Chum has only been in his (that I know of) about 3 times in a month...but it looks pretty cute in his tank (all his stuff is red and black with the white cave and 2 green plants. he prefers to sleep behind his filter but the cave is there if he needs it. I put a black potpourri burner in there for a day or 2 and he seemed to like it but then he stared acting lethargic so I took it out and did a water change and now hes fine


----------



## Krys (Jul 28, 2009)

They're great for blacklight tanks, like for glofish. But they don't really glow too much on their own at night.


----------



## Krys (Jul 28, 2009)

sareena79 said:


> Chum has only been in his (that I know of) about 3 times in a month...but it looks pretty cute in his tank (all his stuff is red and black with the white cave and 2 green plants. he prefers to sleep behind his filter but the cave is there if he needs it. I put a black potpourri burner in there for a day or 2 and he seemed to like it but then he stared acting lethargic so I took it out and did a water change and now hes fine


In my experience, Betta take comfort in dark areas. caves that are black on the inside they tend to love. If it's white inside and light can get in it, they don't like it so much.


----------



## AyalaCookiejar (Nov 20, 2012)

Ah, thank you for your input! Any idea what I could do for a simple cave that is black or dark on the inside? I don't want anything too fancy, or big, just functional. I already have black gravel because my new Betta I'm getting is light colored 

Edit: Also makes sense why my VT loves his squidward house and likes to sleep behind the black filter but never used his spongebob pineapple house or terracotta pot.


----------



## Krys (Jul 28, 2009)

AyalaCookiejar said:


> Ah, thank you for your input! Any idea what I could do for a simple cave that is black or dark on the inside?
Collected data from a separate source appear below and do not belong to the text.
static int step_launch(const StepLaunch *L, int K, hipStream_t st, hipEvent_t *ev, bool forward_only) {
    const StepGeom &g = L[0].g;
    if (K > 1 && !step_batchable(g)) return REART_ERR_UNSUPPORTED;
    MARK(0);
    int rc = reart_base_forward_launch(gather(L, K, &StepLaunch::fa).a, K, st, g.long_model);
    if (rc != REART_OK) return rc;
    MARK(1);
    if (forward_only) return REART_OK;
    const bool forked = !g.pruned && !ev && L[0].aux_stream && L[0].ev_fork && L[0].ev_join && g.flow;
    hipStream_t fst = forked ? (hipStream_t)L[0].aux_stream : st;
    if (forked) {
        if (hipEventRecord((hipEvent_t)L[0].ev_fork, st) != hipSuccess) return REART_ERR_LAUNCH;
        if (hipStreamWaitEvent(fst, (hipEvent_t)L[0].ev_fork, 0) != hipSuccess) return REART_ERR_LAUNCH;
    }
    if (g.has_search) {
        Batched<SearchArgs> sa = gather(L, K, &StepLaunch::sa);
        const int auto_s = K >= 3 ? 1 : (K == 2 ? 2 : 3);
        for (int k = 0; k < K; ++k) {
            if (L[k].auto_s1) sa.a[k].S1 = auto_s;
            if (L[k].auto_s3) sa.a[k].S3 = L[k].auto_s1 ? auto_s : sa.a[k].S1;
        }
        rc = K == 1 ? reart_search_launch(sa.a[0], st) : reart_search_launch_batch(sa.a, K, st);
        if (rc != REART_OK) return rc;
    } else if (!g.pruned && g.flow) {
        rc = g.grid ? reart_grid_query_launch(L[0].gq3, 3, fst) : reart_knn_launch_slices(L[0].k3, 3, fst);
        if (rc != REART_OK) return rc;
    }
    MARK(2);
    if (g.has_fl) {
        const dim3 fg(g.fgx, g.fgy, K);
        const Batched<FlowArgs> fb = gather(L, K, &StepLaunch::fl);
        if (K > 1) hipLaunchKernelGGL((flow_blend_kernel<1, true>), fg, dim3(FLOW_BS), 0, fst, fb);
        else if (g.fl_sl == 1) hipLaunchKernelGGL((flow_blend_kernel<1, false>), fg, dim3(FLOW_BS), 0, fst, fb);
        else if (g.fl_sl) hipLaunchKernelGGL((flow_blend_kernel<4, false>), fg, dim3(FLOW_BS), 0, fst, fb);
        else hipLaunchKernelGGL((flow_blend_kernel<0, false>), fg, dim3(FLOW_BS), 0, fst, fb);
        REART_CHECK_LAUNCH();
    }
    if (forked && hipEventRecord((hipEvent_t)L[0].ev_join, fst) != hipSuccess) return REART_ERR_LAUNCH;
    MARK(3);
    if (g.has_aa) {
        MARK(4);
        const dim3 ag(reart_div_up(g.N, CG_BS), g.B, K);
        const Batched<AssignArgs> ab = gather(L, K, &StepLaunch::aa);
        if (K > 1) hipLaunchKernelGGL(assign_grad_kernel<true>, ag, dim3(CG_BS), 0, st, ab);
        else hipLaunchKernelGGL(assign_grad_kernel<false>, ag, dim3(CG_BS), 0, st, ab);
    } else {
        if (!g.pruned) {
            if (g.grid) {
                rc = reart_grid_query_launch(L[0].gq1, 1, st);
                if (rc != REART_OK) return rc;
            }
            rc = reart_knn_launch_slices(L[0].ka, 1, st);
            if (rc != REART_OK) return rc;
        }
        MARK(4);
        if (g.merged) {
            const Batched<PostArgs> pb = gather(L, K, &StepLaunch::pa);
            static_assert(sizeof(Batched<PostArgs>) <= 3584, "kernel-argument segment");
            if (g.cg_assign) {
                if (K > 1) hipLaunchKernelGGL((post_kernel<true, true>), dim3(g.post_blocks, K), dim3(CG_BS), 0, st, pb);
                else hipLaunchKernelGGL((post_kernel<false, true>), dim3(g.post_blocks), dim3(CG_BS), 0, st, pb);
            } else if (K > 1) hipLaunchKernelGGL((post_kernel<true, false>), dim3(g.post_blocks, K), dim3(CG_BS), 0, st, pb);
            else hipLaunchKernelGGL((post_kernel<false, false>), dim3(g.post_blocks), dim3(CG_BS), 0, st, pb);
        } else {
            const dim3 cgd(g.ncg, g.B, K);
            const Batched<CGradArgs> cb = gather(L, K, &StepLaunch::cg);
            if (g.cg_assign) {
                if (K > 1) hipLaunchKernelGGL((chamfer_grad_kernel<1, true, true>), cgd, dim3(CG_BS), 0, st, cb);
                else if (g.cg_sl == 1) hipLaunchKernelGGL((chamfer_grad_kernel<1, false, true>), cgd, dim3(CG_BS), 0, st, cb);
                else if (g.cg_sl) hipLaunchKernelGGL((chamfer_grad_kernel<4, false, true>), cgd, dim3(CG_BS), 0, st, cb);
                else hipLaunchKernelGGL((chamfer_grad_kernel<0, false, true>), cgd, dim3(CG_BS), 0, st, cb);
            } else if (K > 1) hipLaunchKernelGGL((chamfer_grad_kernel<1, true, false>), cgd, dim3(CG_BS), 0, st, cb);
            else if (g.cg_sl == 1) hipLaunchKernelGGL((chamfer_grad_kernel<1, false, false>), cgd, dim3(CG_BS), 0, st, cb);
            else if (g.cg_sl) hipLaunchKernelGGL((chamfer_grad_kernel<4, false, false>), cgd, dim3(CG_BS), 0, st, cb);
            else hipLaunchKernelGGL((chamfer_grad_kernel<0, false, false>), cgd, dim3(CG_BS), 0, st, cb);
        }
    }
    REART_CHECK_LAUNCH();
    MARK(5);
    if (forked && hipStreamWaitEvent(st, (hipEvent_t)L[0].ev_join, 0) != hipSuccess) return REART_ERR_LAUNCH;
    const Batched<BaseBwdArgs> ba = gather(L, K, &StepLaunch::ba);
    const Batched<FinalizeAdam> ad = gather(L, K, &StepLaunch::ad);
    const Batched<StepBook> bk = gather(L, K, &StepLaunch::bk);
    const Batched<void *> wb = gather(L, K, &StepLaunch::ws_bwd);
    rc = reart_base_backward_launch(ba.a, ad.a, bk.a, wb.a, L[0].bwd_bytes, K, st, g.long_model);
    if (rc != REART_OK) return rc;
    MARK(6);
    MARK(7);
    MARK(8);
    return REART_OK;
}

static int relax_step_one(const reart_relax_config *cfg, const reart_relax_buffers *bufs, void *workspace, size_t workspace_bytes,
                          void *stream, hipEvent_t *ev, bool forward_only) {
    StepLaunch L;
    const int rc = step_describe(cfg, bufs, workspace, workspace_bytes, forward_only, &L);
    return rc != REART_OK ? rc : step_launch(&L, 1, (hipStream_t)stream, ev, forward_only);
}

extern "C" int reart_relax_step(const reart_relax_config *cfg, const reart_relax_buffers *bufs,
                                void *workspace, size_t workspace_bytes, void *stream) {
    return relax_step_one(cfg, bufs, workspace, workspace_bytes, stream, nullptr, false);
}

extern "C" int reart_relax_step_batch(const reart_relax_config *cfgs, const reart_relax_buffers *bufs, void *const *workspaces,
                                      size_t workspace_bytes, int K, void *stream) {
    if (!cfgs || !bufs || !workspaces || K < 1 || K > REART_BATCH_MAX) return REART_ERR_INVALID_ARG;
    static_assert(sizeof(Batched<SearchArgs>) <= 3584, "kernel-argument segment");
    StepLaunch L[REART_BATCH_MAX];
    for (int k = 0; k < K; ++k) {
        const int rc = step_describe(&cfgs[k], &bufs[k], workspaces[k], workspace_bytes, false, &L[k]);
        if (rc != REART_OK) return rc;
        if (!step_batchable(L[k].g)) return REART_ERR_UNSUPPORTED;
        if (memcmp(&L[k].g, &L[0].g, sizeof(StepGeom)) != 0 || L[k].bwd_bytes != L[0].bwd_bytes) return REART_ERR_INVALID_ARG;
    }
    return step_launch(L, K, (hipStream_t)stream, nullptr, false);
}

extern "C" int reart_relax_step_timed(const reart_relax_config *cfg, const reart_relax_buffers *bufs,
                                      void *workspace, size_t workspace_bytes, void *stream,
                                      float *h_ms) {
    if (!h_ms) return REART_ERR_INVALID_ARG;
    hipEvent_t ev[REART_RELAX_PHASES + 1];
    for (int k = 0; k <= REART_RELAX_PHASES; ++k)
        if (hipEventCreate(&ev[k]) != hipSuccess) return REART_ERR_LAUNCH;
    int rc = relax_step_one(cfg, bufs, workspace, workspace_bytes, stream, ev, false);
    if (rc == REART_OK) {
        if (hipEventSynchronize(ev[REART_RELAX_PHASES]) != hipSuccess) rc = REART_ERR_LAUNCH;
        for (int k = 0; k < REART_RELAX_PHASES && rc == REART_OK; ++k) {
            float ms = 0.f;
            if (hipEventElapsedTime(&ms, ev[k], ev[k + 1]) != hipSuccess) rc = REART_ERR_LAUNCH;
            h_ms[k] += ms;
        }
    }
    for (int k = 0; k <= REART_RELAX_PHASES; ++k) (void)hipEventDestroy(ev[k]);
    return rc;
}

I don't want anything too fancy, or big, just functional. I already have black gravel because my new Betta I'm getting is light colored
> 
> Edit: Also makes sense why my VT loves his squidward house and likes to sleep behind the black filter but never used his spongebob pineapple house or terracotta pot.


*Black coffee cup.*
I've used coffee cups before. They're fine to use, the glaze they're painted with is food safe, which means it's safe for aquariums and fish. Just make sure it's made with WHITE CLAY. Red and brown have iron in it which will leak into the water over time. A chipped cup is fine if it's white clay.

*Legos.*
Just make sure they're clean and either weigh them down or put them on a lego base and cover it with substrate.

*Glasses/vases*
Dark decorative glass, like an old drinking glass or little vase work fine and are safe. Just make sure the hole is big enough so the betta wont get stuck inside.

*Film Canisters*
I've used them before. You can get a few different sizes. If you still have some laying around, they work. Might need to put a little rock inside it to keep it down. Some bettas like the small size, makes them feel safe I assume.

*Tupperwear*
Some tupperwear is black or solid colored. Just cut a hole in the side for an entrance and place it upside down in the tank. Weigh it down with a rock on top or something. Makes like an igloo cave.

*Small Animal Igloo*
Speaking of igloos. You know those little castle igloo things marketed for mice, hamsters, and rats. Those are fish safe. Just weigh it down and make sure to remove the sticker completely.

*Critter Trail Tunnels*
I like these, you can get creative. Just make a simple tunnel or a complex maze type of tunnel with many exits and put it in the tank. Fish of all types like to swim through them. I've seen people make a series of tunnels and put them under gravel, making undergravel tunnels for their fish. They have the exits sitting above the gravel so there's multiple ways to get in and out. That makes vacuuming a hassle though. I'd just set it on top of the gravel.

*Molded Gravel*
If you have spare gravel and aquarium sealant, you can make a mixture of them together and form your own cave. This is messy though. And time consuming.


----------



## Destinystar (May 26, 2012)

Good question AyalaCookiejar and glad you bought it up because a few days ago I got one of the glow in the dark rocks, its white with blue kinda swirled around it. I am planning on changing out a couple of my decorations and going with a blue theme for Perseus`s tank home and I really love this rock cause it has holes in it he can swim though and he loves to swim though things. But I never stopped to think about what chemicals could be on it to make it glow, I was not going after the glow part really I just really loved this rock and knew Perseus would enjoy it because of the holes, I got it at Walmart of course...lol 


I am going to search on goggle and see if I can find out for sure if they are safe or not because I am the world`s worst worrier when it comes to my fish...lol I have not put it in the tank yet by the way. Surely they would not sell anything that could be harmful to fish but you never know it always pays to find out for sure !


----------



## Krys (Jul 28, 2009)

Perseusmom said:


> Good question AyalaCookiejar and glad you bought it up because a few days ago I got one of the glow in the dark rocks, its white with blue kinda swirled around it. I am planning on changing out a couple of my decorations and going with a blue theme for Perseus`s tank home and I really love this rock cause it has holes in it he can swim though and he loves to swim though things. But I never stopped to think about what chemicals could be on it to make it glow, I was not going after the glow part really I just really loved this rock and knew Perseus would enjoy it because of the holes, I got it at Walmart of course...lol
> 
> 
> I am going to search on goggle and see if I can find out for sure if they are safe or not because I am the world`s worst worrier when it comes to my fish...lol I have not put it in the tank yet by the way. Surely they would not sell anything that could be harmful to fish but you never know it always pays to find out for sure !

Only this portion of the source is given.